The history of policing in the United Kingdom is quite complicated. Currently, it seems like the ‘new police’ is changing the landscape of the country by putting the rights of its citizens at question. An indication of the ambivalent nature of police powers reflects a discomfort which police officers often display in using the term 'police powers'. Several police officers have bridled when asked about aspects of their 'powers'. The Queensland Police Service, in its submission to the Criminal Justice Commission's review of police powers, preferred to speak of 'policing authorities' rather than powers (Weir et al 1999). Such use of euphemisms is not uncommon in policing: they are used to present what is thought to be a more favourable aspect. In the present case, the sensitivity is misplaced: the use of the word 'powers' in the context of policing should have no pejorative implication, and 'powers' is a standard usage in legal discussion of public bodies.

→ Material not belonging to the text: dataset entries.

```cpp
extern "C" int fsraft_conv_forward(const fsraft_conv_desc* d, hipStream_t stream) {
  if (!d || d->nsrc < 1 || d->nsrc > 3 || d->ndst < 1 || d->ndst > 3 || !d->wpk || d->N < 1) return FS_ERR_ARG;
  const bool want_stats = t_stat.sum != nullptr && d->epi == EPI_PLAIN && d->ndst == 1 && !d->relu && d->alpha == 1.0f && !d->dst_acc[0] &&
                          !d->rmask[0] && !d->bias && d->dst_n0[0] == 0 && d->N % 4 == 0;
  if (d->ws && (((uintptr_t)d->ws & 15) || d->ws_floats < 0)) return FS_ERR_ARG;
  t_route[0] = 0;
  g_conv_ws = d->ws ? d->ws : t_reg_ws;
  g_conv_ws_floats = d->ws ? d->ws_floats : t_reg_ws_floats;
  ConvArgs a{};
  if (!fill_srcs(a.src, d->src, d->srcC, d->srcld, d->nsrc)) return FS_ERR_ARG;
  for (int s = 0; s < d->nsrc; ++s) if (d->srcC[s] < 1) return FS_ERR_ARG;
  a.nsrc = d->nsrc;
  a.wpk = d->wpk; a.Ktot = conv_ktot(d->srcC, d->nsrc, d->KH * d->KW); a.bias = d->bias;
  a.B = d->B; a.H = d->H; a.W = d->W; a.KH = d->KH; a.KW = d->KW; a.N = d->N;
  a.PH = d->pad_h1 ? d->pad_h1 - 1 : d->KH / 2; a.PW = d->pad_w1 ? d->pad_w1 - 1 : d->KW / 2;
  if (a.PH < 0 || a.PH >= d->KH || a.PW < 0 || a.PW >= d->KW) return FS_ERR_ARG;
  for (int i = 0; i < 3; ++i) {
    const int j = i < d->ndst ? i : 0;
    a.dst[i] = Dst{d->dst[j], d->dst_bs[j], d->dst_ps[j], d->dst_cs[j], d->dst_n0[j], d->dst_acc[j]};
    if (i < d->ndst && !d->dst[i]) return FS_ERR_ARG;
  }
  a.ndst = d->ndst; a.relu = d->relu; a.alpha = d->alpha;
  a.h = d->h; a.ldh = d->ldh; a.z = d->z; a.ldz = d->ldz; a.aux1 = d->aux1; a.ld1 = d->ld1; a.aux2 = d->aux2; a.ld2 = d->ld2;
  a.hid = d->hid;
  a.pre = d->epi == EPI_PLAIN ? nullptr : d->pre; a.ldpre = d->ldpre;
  if (a.pre && (d->ldpre % 4 != 0 || ((uintptr_t)d->pre & 15))) return FS_ERR_ARG;
  for (int i = 0; i < 3; ++i) {
    const bool on = d->epi == EPI_PLAIN && i < d->ndst && d->rmask[i] != nullptr;
    a.rmask[i] = on ? d->rmask[i] : nullptr; a.ldmask[i] = d->ldmask[i]; a.maskc[i] = d->maskc[i];
    if (on && (d->ldmask[i] % 4 != 0 || ((uintptr_t)d->rmask[i] & 15))) return FS_ERR_ARG;
  }
  a.swz = knob.xcd_swizzle;
  if (d->epi == EPI_ZR && (!d->h || !d->aux1 || !d->aux2 || d->hid * 2 != d->N)) return FS_ERR_ARG;
  if (d->epi == EPI_Q && (!d->h || !d->z || !d->aux1)) return FS_ERR_ARG;
  if (d->epi != EPI_PLAIN && d->epi != EPI_ZR && d->epi != EPI_Q) return FS_ERR_ARG;
  if (knob.conv_patch && knob.conv_patch64 && knob.conv_split == 1 && d->wpk_split && d->epi == EPI_PLAIN && d->KH == 3 && d->KW == 3 &&
      d->N > 32 && d->N <= 64 && (int64_t)d->B * d->H * d->W >= knob.conv_patch_min_m) {
    ConvArgs p = a;
    p.wpk = d->wpk_split;
    attach_stats(p, want_stats);
    const int rc = launch_conv_patch(p, d->epi, stream);
    if (rc >= 0) { t_stat.done = want_stats; return rc; }
  }
  if (knob.conv_halo && knob.conv_split == 1 && d->wpk_frag && d->epi == EPI_PLAIN && d->nsrc == 1 && d->KH == 3 && d->KW == 3 &&
      a.PH == 1 && a.PW == 1 &&
      d->srcC[0] % 4 == 0 && d->srcC[0] > 32 && d->srcC[0] <= 64 && d->N <= 128 && d->N > 32 && d->ndst == 1 &&
      d->dst_cs[0] == 1 && d->dst_n0[0] == 0 && !(d->dst_acc[0] && d->relu) && !a.rmask[0] && d->alpha == 1.0f &&
      (int64_t)d->B * d->H * d->W >= knob.conv_halo_min_m && (int64_t)d->H * d->W * d->srcld[0] * 4 < 0x7fffffff) {
    HaloArgs h{d->src[0], d->srcld[0], d->srcC[0], reinterpret_cast<const char*>(d->wpk_frag), d->bias,
               d->dst[0], d->dst_bs[0], d->dst_ps[0], d->N, d->B, d->H, d->W, d->relu, d->dst_acc[0], nullptr, nullptr, 0};
    attach_stats(h, want_stats);
    t_stat.done = want_stats;
    t_route[0] = d->N > 64 ? 21 : 20;
    return d->N > 64 ? launch_halo<2, 2>(h, stream) : launch_halo<2, 1>(h, stream);
  }
  if (d->N <= 32 && d->epi == EPI_PLAIN) return launch_conv<Cfg32>(a, d->epi, stream);
  if (d->N <= 64 && d->epi == EPI_PLAIN && !(knob.conv_split && d->wpk_split && knob.conv_buf)) return launch_conv<Cfg64>(a, d->epi, stream);
  const int M = d->B * d->H * d->W;
  if (knob.conv_split && d->wpk_split && d->N > 32) {
    a.wpk = d->wpk_split;
    const bool narrow = knob.conv_buf != 0 || (int64_t)ceil_div(d->N, 128) * ceil_div(M, 128) < 400;
    if (knob.conv_patch && knob.conv_split == 1 && d->KH * d->KW > 1 && d->N > 64 && M >= knob.conv_patch_min_m) {
      ConvArgs p = a;
      attach_stats(p, want_stats);
      const int rc = launch_conv_patch(p, d->epi, stream);
      if (rc >= 0) { t_stat.done = want_stats; return rc; }
    }
    if (knob.conv_split == 5 || (knob.conv_split == 1 && knob.conv_n256 && d->N >= 256 &&
                              ceil_div(d->N, 256) * 256 <= ceil_div(d->N, 128) * 128))
      return launch_conv_split<SCfgN256>(a, d->epi, stream);
    if (knob.conv_split == 1 && knob.conv_n64 && d->N <= 64 && d->epi == EPI_PLAIN && M >= knob.conv_n64_min_m) {
      const int rc = launch_conv_split_plain<SCfg256N64>(a, stream);
      if (rc >= 0) return rc;
    }
    if (knob.conv_split == 1 && ((knob.conv_w8 == 1 && d->N >= 192 && d->N <= 512 && M >= 16384) || knob.conv_w8 == 2) && d->N >= 192) {
      const int rc = launch_conv_split<SCfg256W16>(a, d->epi, stream);
      if (rc >= 0) return rc;
    }
    if (knob.conv_w8 && knob.conv_split == 1 && (int64_t)ceil_div(d->N, 128) * ceil_div(M, 128) >= knob.conv_w8_min) {
      const int rc = launch_conv_split<SCfg128W8>(a, d->epi, stream);
      if (rc >= 0) return rc;
    }
    if (knob.conv_split == 3) return launch_conv_split<SCfgM64>(a, d->epi, stream);
    if (knob.conv_split == 4) return launch_conv_split<SCfg128>(a, d->epi, stream);
    return narrow ? launch_conv_split<SCfgM64>(a, d->epi, stream) : launch_conv_split<SCfg128>(a, d->epi, stream);
  }
  if (knob.conv_tile == 3) return launch_conv<Cfg6464>(a, d->epi, stream);
  if (knob.conv_tile == 4) return launch_conv<Cfg6464K16>(a, d->epi, stream);
  if (knob.conv_tile == 5) return launch_conv<CfgM64K16>(a, d->epi, stream);
  if (knob.conv_tile == 2) return launch_conv<CfgM64>(a, d->epi, stream);
  if (knob.conv_tile == 1) return launch_conv<Cfg128>(a, d->epi, stream);
  if ((int64_t)ceil_div(d->N, 128) * ceil_div(M, 128) < 512) return launch_conv<CfgM64>(a, d->epi, stream);
  return launch_conv<Cfg128>(a, d->epi, stream);
}

extern "C" int fsraft_conv_forward_stats(const fsraft_conv_desc* d, float* sum, float* sq, int slots, int* done, hipStream_t stream) {
  if (!sum || !sq || slots < 1 || !done) return FS_ERR_ARG;
  t_stat = StatReq{sum, sq, slots, false};
  const int rc = fsraft_conv_forward(d, stream);
  *done = (rc == FS_OK && t_stat.done) ? 1 : 0;
  t_stat = StatReq{nullptr, nullptr, 0, false};
  return rc;
}


extern "C" int fsraft_conv_workspace(float* ws, int64_t floats) {
  if (ws && (((uintptr_t)ws & 15) || floats < 0)) return FS_ERR_ARG;
  t_reg_ws = ws;
  t_reg_ws_floats = ws ? floats : 0;
  return FS_OK;
}
```

### flow_supervisor_amd/csrc/conv_patch.inc

```
constexpr int PT_TW = 32, PT_BN = 128;
constexpr int PT_GMAX = 32;

struct PatchArgs {
  ConvArgs a;
  int ngroups;
  int tx;
  unsigned gtab[PT_GMAX];
  int cpt[3];
};

template <int EPI, int KH, int KW, int PT_TH, int BN = PT_BN>
__global__ __launch_bounds__(PT_TH * 64) void conv_patch_kernel(const PatchArgs args) {
  constexpr int PT_NT = PT_TH * 64, TN = BN / 64;
  using PCfg = SplitCfg<PT_TH * 32, BN, PT_TH / 2, 2, 2, true, PT_NT>;
  constexpr int TAPS = KH * KW, PHh = KH / 2, PWh = KW / 2;
  constexpr int PH = PT_TH + KH - 1, PW = PT_TW + KW - 1, ROWS = PH * PW;
  constexpr int PPITCH = 144;
  constexpr int PT_PLANE = ROWS * PPITCH;
  constexpr int PT_NCHP = (ROWS * 8 + PT_NT - 1) / PT_NT;
  constexpr int EPI_BYTES = PT_TH * 32 * (BN + 4) * 4, RING = 2 * PT_PLANE + 2 * BN * 128;
  __shared__ __attribute__((aligned(16))) char lds[RING > EPI_BYTES ? RING : EPI_BYTES];
  const ConvArgs& a = args.a;
  const int lane = threadIdx.x & 63, wave = __builtin_amdgcn_readfirstlane((int)(threadIdx.x >> 6));
  const int wm = wave >> 1, wn = wave & 1, l31 = lane & 31, lh = lane >> 5;
  const int n0 = blockIdx.x * BN;
  const int tile = blockIdx.y, tpi = args.tx * ((a.H + PT_TH - 1) / PT_TH);
  const int b = tile / tpi, trem = tile % tpi;
  const int y0 = (trem / args.tx) * PT_TH, x0 = (trem % args.tx) * PT_TW;
  const auto* gtab = (const unsigned __attribute__((address_space(4)))*)(
      (const char __attribute__((address_space(4)))*)__builtin_amdgcn_kernarg_segment_ptr() + offsetof(PatchArgs, gtab));
  const int NG = args.ngroups;

  unsigned ppix[PT_NCHP];
  const unsigned part16 = (threadIdx.x & 7) * 16;
#pragma unroll
  for (int j = 0; j < PT_NCHP; ++j) {
    const int row = (threadIdx.x + PT_NT * j) >> 3;
    const int y = y0 - PHh + row / PW, x = x0 - PWh + row % PW;
    const bool ok = row < ROWS && (unsigned)y < (unsigned)a.H && (unsigned)x < (unsigned)a.W;
    ppix[j] = ok ? (unsigned)((b * a.H + y) * a.W + x) : 0x7fffffffu;
  }
  constexpr int NCHW = BN * 8 / PT_NT;
  unsigned vbw[NCHW];
#pragma unroll
  for (int j = 0; j < NCHW; ++j) {
    const int e = threadIdx.x + PT_NT * j;
    vbw[j] = (e >> 3) < a.N - n0 ? (unsigned)((e >> 3) * a.Ktot * 4 + (e & 7) * 16) : FS_OOB;
  }
  const char* wbase = uni_ptr(reinterpret_cast<const char*>(a.wpk) + (int64_t)n0 * a.Ktot * 4);

  struct Group { const float* base; unsigned ld4, soff, crem4; int kt0, step; };
  auto group = [&](int g) {
    const unsigned e = gtab[__builtin_amdgcn_readfirstlane(g < NG ? g : NG - 1)];
    const unsigned src = e & 3u, c = (e >> 2) & 255u, crem = (e >> 10) & 63u;
    const bool s1 = src >= 1, s2 = src >= 2;
    Group r;
    r.base = uni_ptr(a.src[0].p + (s1 ? a.src[1].p - a.src[0].p : 0) + (s2 ? a.src[2].p - a.src[1].p : 0));
    r.ld4 = uni((unsigned)(a.src[0].ld + (s1 ? a.src[1].ld - a.src[0].ld : 0) + (s2 ? a.src[2].ld - a.src[1].ld : 0)) * 4u);
    r.soff = c * 128u; r.crem4 = crem * 4u;
    r.kt0 = (int)(e >> 16);
    r.step = args.cpt[0] + (s1 ? args.cpt[1] - args.cpt[0] : 0) + (s2 ? args.cpt[2] - args.cpt[1] : 0);
    return r;
  };
  float rp[PT_NCHP * 4];
  auto fetch_patch = [&](const Group& gr) {
    const __amdgpu_buffer_rsrc_t rs = make_rsrc(gr.base, 0x7fffffffu);
    const unsigned cok = part16 < gr.crem4 ? 0u : 0x80000000u;
#pragma unroll
    for (int j = 0; j < PT_NCHP; ++j) {
      const unsigned voff = ppix[j] == 0x7fffffffu ? FS_OOB : ((ppix[j] * gr.ld4 + part16) | cok);
      const f32x4 f = __builtin_bit_cast(f32x4, __builtin_amdgcn_raw_buffer_load_b128(rs, voff, gr.soff, 0));
      rp[4 * j] = f[0]; rp[4 * j + 1] = f[1]; rp[4 * j + 2] = f[2]; rp[4 * j + 3] = f[3];
    }
  };
  auto stage_patch = [&](char* plane) {
#pragma unroll
    for (int j = 0; j < PT_NCHP; ++j) {
      const int e = threadIdx.x + PT_NT * j;
      if ((e >> 3) < ROWS) stage_convert<PPITCH>(plane, e, rp + 4 * j);
    }
  };
  const __amdgpu_buffer_rsrc_t rsW = make_rsrc(wbase, 0x7fffffffu);
  float rw[NCHW * 4];
  auto fetch_w = [&](int kt) {
    const int ku = __builtin_amdgcn_readfirstlane(kt);
#pragma unroll
    for (int j = 0; j < NCHW; ++j) {
      const f32x4 f = __builtin_bit_cast(f32x4, __builtin_amdgcn_raw_buffer_load_b128(rsW, ku < 0 ? FS_OOB : vbw[j], ku < 0 ? 0u : (unsigned)ku * 128u, 0));
      rw[4 * j] = f[0]; rw[4 * j + 1] = f[1]; rw[4 * j + 2] = f[2]; rw[4 * j + 3] = f[3];
    }
  };
  auto stage_w = [&](char* bt) {
#pragma unroll
    for (int j = 0; j < NCHW; ++j) stage_copy<128>(bt, threadIdx.x + PT_NT * j, rw + 4 * j);
  };

  f32x16 acc[2][TN];
#pragma unroll
  for (int i = 0; i < 2; ++i)
#pragma unroll
    for (int j = 0; j < TN; ++j)
#pragma unroll
      for (int r = 0; r < 16; ++r) acc[i][j][r] = 0.f;
  char* plane0 = lds;
  char* plane1 = lds + PT_PLANE;
  char* bt0 = lds + 2 * PT_PLANE;
  char* bt1 = bt0 + BN * 128;

  const int rb = wn * (BN / 2) + l31;
  const int la_off = (2 * wm * PW + l31) * PPITCH + lh * 16;
  auto compute = [&](const char* plane, const char* bt, int dy, int dx) {
    const char* Bs = bt + rb * 128;
#pragma unroll
    for (int s = 0; s < 2; ++s) {
      bf16x8 ah[2], al[2], bh[TN], bl[TN];
#pragma unroll
      for (int mt = 0; mt < 2; ++mt) {
        ah[mt] = *reinterpret_cast<const bf16x8*>(plane + la_off + ((dy + mt) * PW + dx) * PPITCH + (2 * s) * 16);
        al[mt] = *reinterpret_cast<const bf16x8*>(plane + la_off + ((dy + mt) * PW + dx) * PPITCH + (4 + 2 * s) * 16);
      }
      const int obh = slot_offset<128>(rb, 2 * s + lh) - rb * 128, obl = slot_offset<128>(rb, 4 + 2 * s + lh) - rb * 128;
#pragma unroll
      for (int nt = 0; nt < TN; ++nt) {
        bh[nt] = *reinterpret_cast<const bf16x8*>(Bs + nt * 32 * 128 + obh);
        bl[nt] = *reinterpret_cast<const bf16x8*>(Bs + nt * 32 * 128 + obl);
      }
#pragma unroll
      for (int mt = 0; mt < 2; ++mt)
#pragma unroll
        for (int nt = 0; nt < TN; ++nt) acc[mt][nt] = __builtin_amdgcn_mfma_f32_32x32x16_bf16(al[mt], bh[nt], acc[mt][nt], 0, 0, 0);
#pragma unroll
      for (int mt = 0; mt < 2; ++mt)
#pragma unroll
        for (int nt = 0; nt < TN; ++nt) acc[mt][nt] = __builtin_amdgcn_mfma_f32_32x32x16_bf16(ah[mt], bl[nt], acc[mt][nt], 0, 0, 0);
#pragma unroll
      for (int mt = 0; mt < 2; ++mt)
#pragma unroll
        for (int nt = 0; nt < TN; ++nt) acc[mt][nt] = __builtin_amdgcn_mfma_f32_32x32x16_bf16(ah[mt], bh[nt], acc[mt][nt], 0, 0, 0);
    }
  };

  Group gc = group(0);
  fetch_patch(gc);
  fetch_w(gc.kt0);
  stage_patch(plane0);
  stage_w(bt0);
  Group gn = group(1);
  if (NG > 1) fetch_patch(gn);
  fetch_w(TAPS > 1 ? gc.kt0 + gc.step : (NG > 1 ? gn.kt0 : -1));
  __syncthreads();
  for (int g = 0; g < NG; ++g) {
#pragma unroll
    for (int t = 0; t < TAPS; ++t) {
      const int i = g * TAPS + t;
      char* btc = (i & 1) ? bt1 : bt0;
      char* btn = (i & 1) ? bt0 : bt1;
      compute((g & 1) ? plane1 : plane0, btc, t / KW, t % KW);
      stage_w(btn);
      {
        const int t2 = t + 2;
        int kt;
        if (t2 < TAPS) kt = gc.kt0 + t2 * gc.step;
        else kt = g + 1 < NG ? gn.kt0 + (t2 - TAPS) * gn.step : -1;
        if (TAPS == 1) {
          const Group g2 = group(g + 2);
          kt = g + 2 < NG ? g2.kt0 : -1;
        }
        fetch_w(kt);
      }
      if (t == TAPS - 1 && g + 1 < NG) {
        stage_patch((g & 1) ? plane0 : plane1);
        gc = gn;
        gn = group(g + 2);
        if (g + 2 < NG) fetch_patch(gn);
      }
      __syncthreads();
    }
  }
  conv_epilogue_lds<PCfg, EPI, PT_NT, true>(a, acc, 0, n0, reinterpret_cast<float*>(lds), true, b, y0, x0);
}
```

The Malone case illustrates well another sometimes problematic consequence of conceptualizing police powers as exemptions from prohibitions. In legal systems such as the United Kingdom which lack constitutional measures such as a Bill of Rights, the relevant prohibitions are those specified in tort and, particularly, the criminal law: Malone's investigators did not need to consider the possibility that their actions might be unlawful by virtue of transgressing a constitutionally protected right to privacy. (Weir et al 1999) They were simply doing something which was not unlawful. By focusing on prohibitions, this legal tradition sees the non-prohibited as a legal vacuum.
The creation of a new offence simply reduces the area of the vacuum.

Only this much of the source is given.